Task to complete:
Repeat, exactly as written, the lines of the records below from the first through the line with "hdr = odd ?", but none past it.

Record set:
#ifndef MIC_SPEC
#define MIC_SPEC 1
#endif
#ifndef MIC_M_WPB
#define MIC_M_WPB 4
#endif
template <int KK, int MM>
__global__ void __launch_bounds__(64 * MIC_M_WPB, 32 / MIC_M_WPB) query_kernel_m(const MicQueryArgs a) {
  __shared__ uint4 s_stage[MIC_M_WPB][MIC_RMAX * MIC_MSTRIDE + (MIC_RMAX / 8 - 1) * MIC_M_SKEW];
  __shared__ uint32_t s_run[MIC_M_WPB][MIC_RMAX];
  __shared__ uint32_t s_ahead[MIC_M_WPB][2][64];
  const int lane = threadIdx.x & 63;
  const int wv = __builtin_amdgcn_readfirstlane(threadIdx.x >> 6);
  uint4* stage = s_stage[wv];
  uint32_t* runslot = s_run[wv];
  const uint32_t wave0 = __builtin_amdgcn_readfirstlane(blockIdx.x * MIC_M_WPB + wv);
  const uint32_t n_waves = gridDim.x * MIC_M_WPB;
  const MicTable& t = a.t;
  const int k = KK ? KK : t.k, m = MM ? MM : t.m, w = k - m + 1;
  const uint4* __restrict__ slots = t.slots;
  const uint16_t* __restrict__ cont = a.cont;
  auto below = [](uint64_t mask) { return (uint32_t)__builtin_amdgcn_mbcnt_hi((uint32_t)(mask >> 32), __builtin_amdgcn_mbcnt_lo((uint32_t)mask, 0u)); };

  uint32_t* ahead0 = s_ahead[wv][0];
  uint32_t* ahead1 = s_ahead[wv][1];
  auto ahead_issue = [&](uint32_t* entry, uint32_t pp_w, uint32_t r_ptr) {
    const uint64_t abase = ((uint64_t)(cont + pp_w)) & ~3ULL;
    const uint32_t rr = r_ptr < a.n_reads ? r_ptr : a.n_reads - 1;
    const uint64_t pbase = (uint64_t)(a.reads_ptr + rr) - 48;
    uint32_t lv = (uint32_t)lane;
    asm volatile("" : "+v"(lv));
    const uint32_t li = lv < 14 ? lv : 0u;
    const uint64_t addr = (li < 12 ? abase : pbase) + 4 * li;
    __builtin_amdgcn_global_load_lds((const __attribute__((address_space(1))) void*)addr,
                                     (__attribute__((address_space(3))) void*)entry, 4, 0, 0);
  };
  auto ahead_take = [&](const uint32_t* entry, uint32_t pp_w, uint32_t& hdr, uint32_t& wword, uint32_t& npp, uint32_t& npe) {
    const uint32_t raw = entry[lane];
    npp = __builtin_amdgcn_readlane(raw, 12); npe = __builtin_amdgcn_readlane(raw, 13);
    const bool odd = (((uint64_t)(cont + pp_w)) >> 1) & 1;
    const uint32_t up = (uint32_t)__builtin_amdgcn_update_dpp(0, (int)raw, 0x101, 0xF, 0xF, true);
    const uint32_t first = __builtin_amdgcn_readfirstlane(raw);
    hdr = odd ? first >> 16 : first & 0xFFFFu;
    wword = odd ? ((up << 16) | (up >> 16)) : ((raw & 0xFFFF0000u) | (up & 0xFFFFu));
  };
  uint32_t cur_pp, cur_pe, cur_hdr, cur_w;
  uint32_t n_pp, n_pe;
  uint32_t ahead_sel;
  {
    const uint32_t r0 = wave0 < a.n_reads ? wave0 : a.n_reads - 1;
    cur_pp = __builtin_amdgcn_readfirstlane(a.reads_ptr[r0]); cur_pe = __builtin_amdgcn_readfirstlane(a.reads_ptr[r0 + 1]);
    ahead_issue(ahead0, cur_pp, wave0 + n_waves);
    asm volatile("s_waitcnt vmcnt(0)" ::: "memory");
    __builtin_amdgcn_wave_barrier();
    ahead_take(ahead0, cur_pp, cur_hdr, cur_w, n_pp, n_pe);
    ahead_issue(ahead1, n_pp, wave0 + 2 * n_waves);
    ahead_sel = 1;
  }
  for (uint32_t r = wave0; r < a.n_reads; r += n_waves) {
    uint32_t pp = cur_pp;
    const uint32_t pe = cur_pe;
    RowAcc acc; acc.label1 = 0; acc.count = 0;
    uint32_t n_ent = 0, overflow = 0, total = 0;
    bool first_part = true;

    while (pp < pe) {
      const uint32_t plen = __builtin_amdgcn_readfirstlane(first_part ? cur_hdr : (uint32_t)cont[pp]);
      const bool ahead_ok = first_part;
      first_part = false;
      if (plen == 0) break;
      const uint32_t first = pp + 1;
      pp = first + (plen + 7) / 8;
      if (plen < (uint32_t)k) continue;
      const uint32_t nk = plen - k + 1;
      const uint32_t cend = pp;
      for (uint32_t base = 0; base < nk; base += 128) {
        const uint32_t wd = window_word_w(cont, first, cend, base, lane, ahead_ok && base == 0, cur_w);
        uint64_t c[2]; bool act[2]; uint32_t hk0, hk1, hk2;
        const bool past = nk - base > (uint32_t)(129 - w);
        const bool tail_path = w <= 16;
        uint32_t tail = 0xFFFFFFFFu;
#pragma unroll
        for (int h = 0; h < 2; ++h) {
          const int idx = 4 * h + (lane >> 4);
          uint32_t d0 = bperm(idx, wd), d1 = bperm(idx + 1, wd), d2 = bperm(idx + 2, wd);
          uint64_t kmer = kmer_from_dwords(d0, d1, d2, lane & 15, k);
          const uint64_t rck = revcomp_bits(kmer, k);
          c[h] = kmer < rck ? kmer : rck;
          act[h] = base + 64 * h + lane < nk;
          if (t.sharded) {
            uint64_t kp = (uint64_t)__builtin_amdgcn_kernarg_segment_ptr();
            asm volatile("" : "+s"(kp));
            const __attribute__((address_space(4))) MicQueryArgs* kc = (const __attribute__((address_space(4))) MicQueryArgs*)kp;
            MicDiv dv; dv.d = kc->t.div.d; dv.magic = kc->t.div.magic; dv.shift = kc->t.div.shift; dv.add = kc->t.div.add;
            const uint64_t s_lo = kc->t.shard_start, s_hi = kc->t.shard_end;
            uint64_t q = mic_div(c[h], dv);
            uint64_t rem = c[h] - q * dv.d;
            act[h] = act[h] && rem >= s_lo && rem < s_hi;
          }
          const uint64_t mf = kmer >> (2 * (k - m)), mr = rck & ((1ULL << (2 * m)) - 1);
          uint32_t key = mmer_order_key_canon(mf < mr ? mf : mr);
          if (h == 0) hk0 = key; else hk1 = key;
          if (h == 1 && tail_path && past) {
            const uint64_t tf = kmer & ((1ULL << (2 * m)) - 1), tr = rck >> (2 * (k - m));
            const uint32_t tk = mmer_order_key_canon(tf < tr ? tf : tr);
            tail = row_prefix_min(lane >= 65 - w ? tk : 0xFFFFFFFFu);
          }
        }
        if (tail_path) {
          sliding_min2(hk0, hk1, w, lane);
          hk1 = tail < hk1 ? tail : hk1;
        } else {
          hk2 = 0xFFFFFFFFu;
          if (past) {
            const int idx = 8 + (lane >> 4);
            uint32_t d0 = bperm(idx, wd), d1 = bperm(idx + 1, wd), d2 = bperm(idx + 2, wd);
            uint64_t mm = kmer_from_dwords(d0, d1, d2, lane & 15, m);
            hk2 = lane < w - 1 ? mmer_order_key(mm, m) : 0xFFFFFFFFu;
          }
          sliding_min3(hk0, hk1, hk2, w, lane);
        }
        uint32_t sl0 = act[0] ? mslot_of_key(hk0, (uint32_t)t.n_main) : 0xFFFFFFFFu;
        uint32_t sl1 = act[1] ? mslot_of_key(hk1, (uint32_t)t.n_main) : 0xFFFFFFFFu;
        uint32_t res0 = 0, res1 = 0, res2 = 0;

        auto level = [&](uint32_t s0_, uint32_t s1_, uint64_t k0_, uint64_t k1_, uint32_t& o0_, uint32_t& o1_, uint32_t& y0_, uint32_t& y1_) {
          uint32_t p0 = bperm((lane + 63) & 63, s0_), p1 = bperm((lane + 63) & 63, s1_);
          uint32_t last0 = bperm(63, s0_);
          if (lane == 0) { p0 = 0xFFFFFFFFu; p1 = last0; }
          const bool f0 = s0_ != 0xFFFFFFFFu && s0_ != p0, f1 = s1_ != 0xFFFFFFFFu && s1_ != p1;
          const uint64_t b0 = __ballot(f0), b1 = __ballot(f1);
          const uint32_t R0 = __popcll(b0), R = R0 + __popcll(b1);
          const uint32_t rid0 = below(b0) + (f0 ? 1u : 0u) - 1, rid1 = R0 + below(b1) + (f1 ? 1u : 0u) - 1;
          y0_ = 0xFFFFFFFFu; y1_ = 0xFFFFFFFFu;
          for (uint32_t rbase = 0; rbase < R; rbase += MIC_RMAX) {
            __builtin_amdgcn_wave_barrier();
            if (f0 && rid0 - rbase < MIC_RMAX) runslot[rid0 - rbase] = s0_;
            if (f1 && rid1 - rbase < MIC_RMAX) runslot[rid1 - rbase] = s1_;
            __builtin_amdgcn_wave_barrier();
            const uint32_t nrun = R - rbase < MIC_RMAX ? R - rbase : MIC_RMAX;
            uint32_t sidx[MIC_RMAX / 8];
#pragma unroll
            for (int i = 0; i < MIC_RMAX / 8; ++i) sidx[i] = runslot[8 * i + (lane >> 3)];
#pragma unroll
            for (int i = 0; i < MIC_RMAX / 8; ++i) {
              if (8u * i >= nrun) break;
              if (8u * i + (lane >> 3) < nrun)
                __builtin_amdgcn_global_load_lds((const __attribute__((address_space(1))) void*)(slots + (uint64_t)sidx[i] * 8 + (lane & 7)),
                                                 (__attribute__((address_space(3))) void*)(stage + (64 + MIC_M_SKEW) * i), 16, 0, 0);
            }
            asm volatile("s_waitcnt vmcnt(0)" ::: "memory");
// ... 303 lines not shown
                if (m1) hit1 = (p1 & 0xFFFFu) + 1;
                {
                  const bool cr0 = same0 && (p0 >> 16) == 0, cr1 = same1 && (p1 >> 16) == 0;
                  if (__ballot(cr0) | __ballot(cr1)) {
                    uint64_t kp = (uint64_t)__builtin_amdgcn_kernarg_segment_ptr();
                    asm volatile("" : "+s"(kp));
                    const __attribute__((address_space(4))) MicQueryArgs* kc = (const __attribute__((address_space(4))) MicQueryArgs*)kp;
                    const uint4* side = kc->t.side; const uint32_t smask = kc->t.side_mask;
                    const uint64_t mm = (1ULL << (2 * m)) - 1;
                    if (side && cr0 && s_extract(a0, b0, c0, w - 1, m) == ((ko[0] >> (2 * ao[0])) & mm)) hit0 = s_side_probe(side, smask, ko[0]);
                    if (side && cr1 && s_extract(a1, b1, c1, w - 1, m) == ((ko[1] >> (2 * ao[1])) & mm)) hit1 = s_side_probe(side, smask, ko[1]);
                  }
                }
                more0 = same0 && !m0 && e0 < 5; more1 = same1 && !m1 && e1 < 5;
                e0 += more0 ? 1u : 0u; e1 += more1 ? 1u : 0u;
                if (!(__ballot(more0) | __ballot(more1))) break;
              }
              if (v0) { o0_ = hit0; y0_ = 0xFFFFFFFFu; }
              if (v1) { o1_ = hit1; y1_ = 0xFFFFFFFFu; }
              const bool n0 = v0 && !hit0 && (mz0 & MIC_S_NEXT), n1 = v1 && !hit1 && (mz1 & MIC_S_NEXT);
              if (__ballot(n0) | __ballot(n1)) {
                if (n0 && q0[5] <= t0) y0_ = q0[31];
                if (n1 && q1[5] <= t1) y1_ = q1[31];
              }
            }
          }
        };
        while (__ballot(sl0 != 0xFFFFFFFFu) | __ballot(sl1 != 0xFFFFFFFFu)) {
          uint32_t nx0, nx1;
          level(sl0, sl1, res0, res1, nx0, nx1);
          sl0 = nx0; sl1 = nx1;
        }
        tally2(res0, res1, acc, n_ent, overflow, total, lane);
      }
    }
    uint32_t t_hdr, t_pp, t_pe;
    asm volatile("s_waitcnt vmcnt(0)" ::: "memory");
    __builtin_amdgcn_wave_barrier();
    ahead_take(ahead_sel ? ahead1 : ahead0, n_pp, t_hdr, t_pp, t_pe);
    __builtin_amdgcn_wave_barrier();
    {
      uint64_t kp = (uint64_t)__builtin_amdgcn_kernarg_segment_ptr();
      asm volatile("" : "+s"(kp));
      const __attribute__((address_space(4))) MicQueryArgs* kc = (const __attribute__((address_space(4))) MicQueryArgs*)kp;
      struct { uint32_t* results; uint32_t* rows; uint32_t* flagged; uint32_t row_words, flagged_cap; } fa;
      fa.results = kc->results; fa.rows = kc->rows; fa.flagged = kc->flagged; fa.row_words = kc->row_words; fa.flagged_cap = kc->flagged_cap;
      finish_read(acc, n_ent, total, overflow, r, fa, lane);
    }
    ahead_issue(ahead_sel ? ahead0 : ahead1, t_pp, r + 3 * n_waves);
    ahead_sel ^= 1;
    cur_pp = n_pp; cur_pe = n_pe; cur_hdr = t_hdr; n_pp = t_pp; n_pe = t_pe;
  }
}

Response:
#ifndef MIC_SPEC
#define MIC_SPEC 1
#endif
#ifndef MIC_M_WPB
#define MIC_M_WPB 4
#endif
template <int KK, int MM>
__global__ void __launch_bounds__(64 * MIC_M_WPB, 32 / MIC_M_WPB) query_kernel_m(const MicQueryArgs a) {
  __shared__ uint4 s_stage[MIC_M_WPB][MIC_RMAX * MIC_MSTRIDE + (MIC_RMAX / 8 - 1) * MIC_M_SKEW];
  __shared__ uint32_t s_run[MIC_M_WPB][MIC_RMAX];
  __shared__ uint32_t s_ahead[MIC_M_WPB][2][64];
  const int lane = threadIdx.x & 63;
  const int wv = __builtin_amdgcn_readfirstlane(threadIdx.x >> 6);
  uint4* stage = s_stage[wv];
  uint32_t* runslot = s_run[wv];
  const uint32_t wave0 = __builtin_amdgcn_readfirstlane(blockIdx.x * MIC_M_WPB + wv);
  const uint32_t n_waves = gridDim.x * MIC_M_WPB;
  const MicTable& t = a.t;
  const int k = KK ? KK : t.k, m = MM ? MM : t.m, w = k - m + 1;
  const uint4* __restrict__ slots = t.slots;
  const uint16_t* __restrict__ cont = a.cont;
  auto below = [](uint64_t mask) { return (uint32_t)__builtin_amdgcn_mbcnt_hi((uint32_t)(mask >> 32), __builtin_amdgcn_mbcnt_lo((uint32_t)mask, 0u)); };

  uint32_t* ahead0 = s_ahead[wv][0];
  uint32_t* ahead1 = s_ahead[wv][1];
  auto ahead_issue = [&](uint32_t* entry, uint32_t pp_w, uint32_t r_ptr) {
    const uint64_t abase = ((uint64_t)(cont + pp_w)) & ~3ULL;
    const uint32_t rr = r_ptr < a.n_reads ? r_ptr : a.n_reads - 1;
    const uint64_t pbase = (uint64_t)(a.reads_ptr + rr) - 48;
    uint32_t lv = (uint32_t)lane;
    asm volatile("" : "+v"(lv));
    const uint32_t li = lv < 14 ? lv : 0u;
    const uint64_t addr = (li < 12 ? abase : pbase) + 4 * li;
    __builtin_amdgcn_global_load_lds((const __attribute__((address_space(1))) void*)addr,
                                     (__attribute__((address_space(3))) void*)entry, 4, 0, 0);
  };
  auto ahead_take = [&](const uint32_t* entry, uint32_t pp_w, uint32_t& hdr, uint32_t& wword, uint32_t& npp, uint32_t& npe) {
    const uint32_t raw = entry[lane];
    npp = __builtin_amdgcn_readlane(raw, 12); npe = __builtin_amdgcn_readlane(raw, 13);
    const bool odd = (((uint64_t)(cont + pp_w)) >> 1) & 1;
    const uint32_t up = (uint32_t)__builtin_amdgcn_update_dpp(0, (int)raw, 0x101, 0xF, 0xF, true);
    const uint32_t first = __builtin_amdgcn_readfirstlane(raw);
    hdr = odd ? first >> 16 : first & 0xFFFFu;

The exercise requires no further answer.